Operating Constraints

  • No code edits. This skill produces an audit report only. Implementation is a separate step.
  • Scope: invariant enforcement only. Do not flag type design/architecture (→ type-hunter-go), package boundary issues
    (→ boundary-hunter-go), structural complexity (→ simplicity-hunter-go), interface design (→ solid-hunter-go), missing
    documentation (→ doc-hunter-go), security (→ security-hunter-go), test quality (→ test-hunter-go), or cosmetic style
    (→ slop-hunter-go). If a finding doesn't answer "is this invariant enforced?", it doesn't belong here.

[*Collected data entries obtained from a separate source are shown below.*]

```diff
diff --git a/show-tell_amd/csrc/rnn_kernels.hip b/show-tell_amd/csrc/rnn_kernels.hip
--- a/show-tell_amd/csrc/rnn_kernels.hip
+++ b/show-tell_amd/csrc/rnn_kernels.hip
@@ -339,16 +339,7 @@
   if (hprev) load4<T>(hprev + (long)b * H + j, hp);
   float drp[4], dzp[4], dnp[4], dnr[4], dhz[4];
 #pragma unroll
-  for (int e = 0; e < 4; ++e) {
-    const float dh = g[e] + c[e];
-    const float dn = dh * (1.f - z[e]);
-    const float dz = dh * (hp[e] - n[e]);
-    dnp[e] = dn * (1.f - n[e] * n[e]);
-    drp[e] = dnp[e] * hn[e] * r[e] * (1.f - r[e]);
-    dzp[e] = dz * z[e] * (1.f - z[e]);
-    dnr[e] = dnp[e] * r[e];
-    dhz[e] = dh * z[e];
-  }
+  for (int e = 0; e < 4; ++e) st_gru_bwd_unit(g[e] + c[e], r[e], z[e], n[e], hn[e], hp[e], drp[e], dzp[e], dnp[e], dnr[e], dhz[e]);
   T* ox = dgx + (long)b * 3 * H + j;
   T* oh = dgh + (long)b * 3 * H + j;
   store4<T>(ox, drp); store4<T>(ox + H, dzp); store4<T>(ox + 2 * H, dnp);
@@ -379,16 +370,7 @@
   if (cprev) load4<T>(cprev + (long)b * H + j, cp);
   float di[4], df[4], dgg[4], dob[4], dcp[4], zero[4] = {0.f, 0.f, 0.f, 0.f};
 #pragma unroll
-  for (int e = 0; e < 4; ++e) {
-    const float dh = g[e] + ch[e];
-    const float tc = tanhf(cn[e]);
-    const float dc = cc[e] + dh * og[e] * (1.f - tc * tc);
-    dob[e] = dh * tc * og[e] * (1.f - og[e]);
-    di[e] = dc * gg[e] * ig[e] * (1.f - ig[e]);
-    df[e] = dc * cp[e] * fg[e] * (1.f - fg[e]);
-    dgg[e] = dc * ig[e] * (1.f - gg[e] * gg[e]);
-    dcp[e] = dc * fg[e];
-  }
+  for (int e = 0; e < 4; ++e) st_lstm_bwd_unit(g[e] + ch[e], cc[e], ig[e], fg[e], gg[e], og[e], cn[e], cp[e], di[e], df[e], dgg[e], dob[e], dcp[e]);
   T* o = dg + (long)b * 4 * H + j;
   store4<T>(o, di); store4<T>(o + H, df); store4<T>(o + 2 * H, dgg); store4<T>(o + 3 * H, dob);
   store4<float>(dcc + (long)b * H + j, dcp);
```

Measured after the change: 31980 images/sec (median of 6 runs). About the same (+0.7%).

  • Evidence required. Every finding must cite file/path.go:line with the exact code.
  • Architecture-first. Understand the project's error handling conventions before flagging violations.
  • Complexity honesty. Some invariants are expensive to encode in Go's type system. When recommending a runtime
    check, say so explicitly.
  • Challenge assumptions. If the current approach makes a deliberate trade-off (e.g., panic in must-succeed init),
    acknowledge it rather than mechanically flagging it.
  • Prioritize: unchecked errors > nil dereferences > bare type assertions > zero-value traps > error wrapping >
    context misuse. Fix the crashing bugs first.